The task. Copy each line from the entries that the word "wins" appears in.

Dataset excerpts:
template <bool FLOW>
struct StateAcc {
  float* st;
  __amdgpu_buffer_rsrc_t rs;
  lds_f32* img;
  __device__ __forceinline__ StateAcc(float* p, float* image) : st(p), img((lds_f32*)image) {
    if constexpr (FLOW) rs = __builtin_amdgcn_make_buffer_rsrc(p, 0, aspns::kStreamDwords * 4, 0x00020000);
  }
  __device__ __forceinline__ float ld1(int uni, int vec) const {
    if constexpr (FLOW) return uni < kImgDwords ? img[uni + vec] : sc1_load1(rs, vec * 4, uni * 4);
    else return st[uni + vec];
  }
  __device__ __forceinline__ float2 ld2(int uni, int vec) const {
    if constexpr (FLOW) {
      if (uni >= kImgDwords) return sc1_load2(rs, vec * 4, uni * 4);
      const f32x2v v = *reinterpret_cast<const lds_f32x2*>(img + uni + vec);
      return make_float2(v.x, v.y);
    } else {
      return *reinterpret_cast<const float2*>(st + uni + vec);
    }
  }
  __device__ __forceinline__ float4 ld4(int uni, int vec) const {
    if constexpr (FLOW) {
      if (uni >= kImgDwords) return sc1_load4(rs, vec * 4, uni * 4);
      const f32x4v v = *reinterpret_cast<const lds_f32x4*>(img + uni + vec);
      return make_float4(v.x, v.y, v.z, v.w);
    } else {
      return *reinterpret_cast<const float4*>(st + uni + vec);
    }
  }
  __device__ __forceinline__ void st1(int uni, int vec, float v) const {
    if constexpr (FLOW) {
      if (uni < kImgDwords) img[uni + vec] = v;
      else sc1_store1(rs, vec * 4, uni * 4, v);
    } else {
      st[uni + vec] = v;
    }
  }
  __device__ __forceinline__ void st2(int uni, int vec, float a, float b) const {
    if constexpr (FLOW) {
      if (uni < kImgDwords) *reinterpret_cast<lds_f32x2*>(img + uni + vec) = f32x2v{a, b};
      else sc1_store2(rs, vec * 4, uni * 4, a, b);
    } else {
      *reinterpret_cast<float2*>(st + uni + vec) = make_float2(a, b);
    }
  }
  __device__ __forceinline__ void st4(int uni, int vec, float4 x) const {
    if constexpr (FLOW) {
      if (uni < kImgDwords) *reinterpret_cast<lds_f32x4*>(img + uni + vec) = f32x4v{x.x, x.y, x.z, x.w};
      else sc1_store4(rs, vec * 4, uni * 4, x);
    } else {
      *reinterpret_cast<float4*>(st + uni + vec) = x;
    }
  }
  __device__ __forceinline__ void image_request(int lane, float4 (&v)[kImgVec4]) const {
#pragma unroll
    for (int i = 0; i < kImgVec4; ++i) v[i] = sc1_load4(rs, lane * 16, i * 1024);
  }
  __device__ __forceinline__ void image_fill(int lane, const float4 (&v)[kImgVec4]) const {
#pragma unroll
    for (int i = 0; i < kImgVec4; ++i)
      *reinterpret_cast<lds_f32x4*>(img + i * 256 + 4 * lane) = f32x4v{v[i].x, v[i].y, v[i].z, v[i].w};
  }
  __device__ __forceinline__ void image_write_back(int lane) const {
#pragma unroll
    for (int i = 0; i < kImgVec4; ++i) {
      const f32x4v v = *reinterpret_cast<const lds_f32x4*>(img + i * 256 + 4 * lane);
      sc1_store4(rs, lane * 16, i * 1024, make_float4(v.x, v.y, v.z, v.w));
    }
  }
};

template <bool IO16, bool FLOW>
__global__ __launch_bounds__(256, 4) void ns_frame1_kernel(float* __restrict__ state,
                                                           int32_t* __restrict__ hist_all,
                                                           const NsTables* __restrict__ T,
                                                           const float* __restrict__ in,
                                                           float* __restrict__ out,
                                                           int num_streams,
                                                           unsigned long long* __restrict__ stamps,
                                                           int stamp_mode, NsFlowArgs fa) {
#ifdef NS1_BUDGET
#define NS_STAMP(k)                                                                \
  __builtin_amdgcn_sched_barrier(0);                                               \
  asm volatile("; NS_PHASE " #k);                                                  \
  __builtin_amdgcn_sched_barrier(0);
#define NS_STEADY(x) __builtin_assume(x)
#else
  const int stamp_on = (stamps != nullptr && threadIdx.x < 64) ? (stamp_mode != 0 ? 1 : 2) : 0;
#define NS_STAMP(k)                                                                          \
  if (__builtin_amdgcn_readfirstlane(stamp_on) != 0 && threadIdx.x == 0) {                   \
    __builtin_amdgcn_sched_barrier(0);                                                       \
    if (stamp_on == 1) {                                                                     \
      if ((k) == 0 || (k) == 1 || (k) == 14 || (k) == 15)                                    \
        stamps[blockIdx.x * 4 + ((k) == 0 ? 0 : (k) == 1 ? 1 : (k) == 14 ? 2 : 3)] =        \
            __builtin_amdgcn_s_memrealtime() | ((k) == 0 ? ns_cu_tag() << 48 : 0ull);       \
    } else if (FLOW ? (blockIdx.x == gridDim.x / 2 && flow_j == fa.steps / 2)                \
                    : blockIdx.x == 0) {                                                     \
      stamps[k] = __builtin_amdgcn_s_memtime();                                              \
    }                                                                                        \
    __builtin_amdgcn_sched_barrier(0);                                                       \
  }
#define NS_STEADY(x)
#endif
  unsigned flow_j = 0, flow_end = 1, flow_slot = 0;
  if constexpr (FLOW) {
    flow_j = blockIdx.y * fa.walk;
    flow_end = flow_j + fa.walk < fa.steps ? flow_j + fa.walk : fa.steps;
    flow_slot = ((unsigned)fa.slot0 + flow_j) % (unsigned)fa.ring;
  } else {
    NS_STAMP(0)
  }
  __shared__ __align__(16) float2 lds[4][130];
  __shared__ __align__(16) float tabs[3 * 64 * 4 + 32 * 4 * 2];
  __shared__ __align__(16) float wins[kAnal];
  __shared__ __align__(16) double exp2s[64];
  __shared__ __align__(16) double2 logts[128];
  __shared__ __align__(16) float imgs[FLOW ? 4 : 1][FLOW ? kImgDwords : 4];
  const int tid = threadIdx.x;
  const float4* tab_src = tid < 192 ? reinterpret_cast<const float4*>(&T->tw[0][0][0]) + tid
                                    : reinterpret_cast<const float4*>(&T->spl[0][0][0]) + (tid - 192);
  const float4 tab_v = *tab_src;
  const float4 win_v = reinterpret_cast<const float4*>(T->window)[tid & 63];
  const double exp2_v = T->exp2_64[tid & 63];
  const double2 logt_v = reinterpret_cast<const double2*>(T->logtab)[tid & 127];
  const int lane = tid & 63;
  const int diagbits = T->diag[lane];
  const int wv = __builtin_amdgcn_readfirstlane(tid >> 6);
  float2* tile = lds[wv];
  const int lam = lane >> 1, h = lane & 1;
  const int g = lam >> 4, q = lam & 15;
  const int binA = q + 64 * g + 16 * h;
  const uint32_t gmask = g ? 0x80000000u : 0u;
  const int stream_raw = blockIdx.x * 4 + wv;
  bool wave_live = stream_raw < num_streams;
  const int stream = wave_live ? stream_raw : num_streams - 1;
  float* __restrict__ st = state + (size_t)stream * kStreamDwords;
  int32_t* __restrict__ hist = hist_all + (size_t)stream * kHistDwords;
  const StateAcc<FLOW> sa(st, FLOW ? imgs[wv] : nullptr);
  float* outj = out;

  float sv;
#define SC_I(k) __builtin_amdgcn_readlane(__float_as_int(sv), (k))
#define SC_F(k) __int_as_float(SC_I(k))
#define SC_SET_I(k, val) sv = writelane_bits<(k)>(sv, (int)(val))
#define SC_SET_F(k, val) sv = setlane_vgpr<(k)>(sv, (val))
  float4 s4;
  float2 carryA, carryB;
  float4 s4in = make_float4(0.f, 0.f, 0.f, 0.f);
  const size_t frame_uni = (size_t)stream * kBlockL;
  auto flow_load_in = [&](unsigned slot) __attribute__((always_inline)) {
    const int lane_c = ns_cold(lane);
    const unsigned frame_lane = 4u * (unsigned)((lane_c < 24 ? 24 : lane_c) - 24);
    const float* base = IO16 ? reinterpret_cast<const float*>(reinterpret_cast<const short*>(in + (size_t)slot * fa.per) + frame_uni)
                             : in + (size_t)slot * fa.per + frame_uni;
    s4in = load_frame4<IO16>(base, frame_lane);
  };
  auto flow_head = [&]() __attribute__((always_inline)) {
    NS_STAMP(0)
    outj = out + (size_t)flow_slot * fa.per;
    const int lane_c = ns_cold(lane);
    const float4 ha = sa.ld4(kOffAnaHist, 4 * (lane_c < 24 ? lane_c : 23));
    const bool hsel = lane_c < 24;
    s4.x = hsel ? ha.x : s4in.x;
    s4.y = hsel ? ha.y : s4in.y;
    s4.z = hsel ? ha.z : s4in.z;
    s4.w = hsel ? ha.w : s4in.w;
    const int q2_c = lane_c & 30;
    carryA = sa.ld2(kOffSynt, q2_c + 32 * (lane_c & 1));
    carryB = sa.ld2(kOffSynt, q2_c + 64);
  };
  [[maybe_unused]] float4 img_v[FLOW ? kImgVec4 : 1];
  if constexpr (FLOW) {
    flow_load_in(flow_slot);
    if (wave_live) wave_live = handoff_wait(fa.hand, fa.want + flow_j, stream, lane);
    if (wave_live) sa.image_request(lane, img_v);
  } else {
    sv = st[kOffScalars + lane];
    float* hbuf = st + kOffAnaHist;
    if (!IO16) {
      const float* src = lane < 24 ? hbuf + 4 * lane : in + (size_t)stream * kBlockL + 4 * (lane - 24);
      s4 = *reinterpret_cast<const float4*>(src);
    } else {
      const int lh = lane < 24 ? lane : 23, li = lane < 24 ? 24 : lane;
      const float4 ha = *reinterpret_cast<const float4*>(hbuf + 4 * lh);
      const short* in16 = reinterpret_cast<const short*>(in) + (size_t)stream * kBlockL + 4 * (li - 24);
      const short4 a = *reinterpret_cast<const short4*>(in16);
      const bool hsel = lane < 24;
      s4.x = hsel ? ha.x : (float)a.x;
      s4.y = hsel ? ha.y : (float)a.y;
      s4.z = hsel ? ha.z : (float)a.z;
      s4.w = hsel ? ha.w : (float)a.w;
    }
    carryA = *reinterpret_cast<const float2*>(st + kOffSynt + 2 * q + 32 * h);
    carryB = *reinterpret_cast<const float2*>(st + kOffSynt + 2 * q + 64);
  }

  reinterpret_cast<float4*>(tabs)[tid] = tab_v;
  if (tid < 64) exp2s[tid] = exp2_v;
  if (tid < 128) logts[tid] = logt_v;
  if (tid >= 192) reinterpret_cast<float4*>(wins)[tid - 192] = win_v;
  if constexpr (FLOW) {
    if (wave_live) sa.image_fill(lane, img_v);
  }
  __syncthreads();
  if (!wave_live) return;
  if constexpr (FLOW) {
    sv = sa.ld1(kOffScalars, lane);
    flow_head();
  }
  const float* tws = tabs;
  const float* spls = tabs + 3 * 64 * 4;
  const PairFftLane fl = pair_fft_lane(lane, diagbits);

Solution to this problem.
  __shared__ __align__(16) float wins[kAnal];
  if (tid >= 192) reinterpret_cast<float4*>(wins)[tid - 192] = win_v;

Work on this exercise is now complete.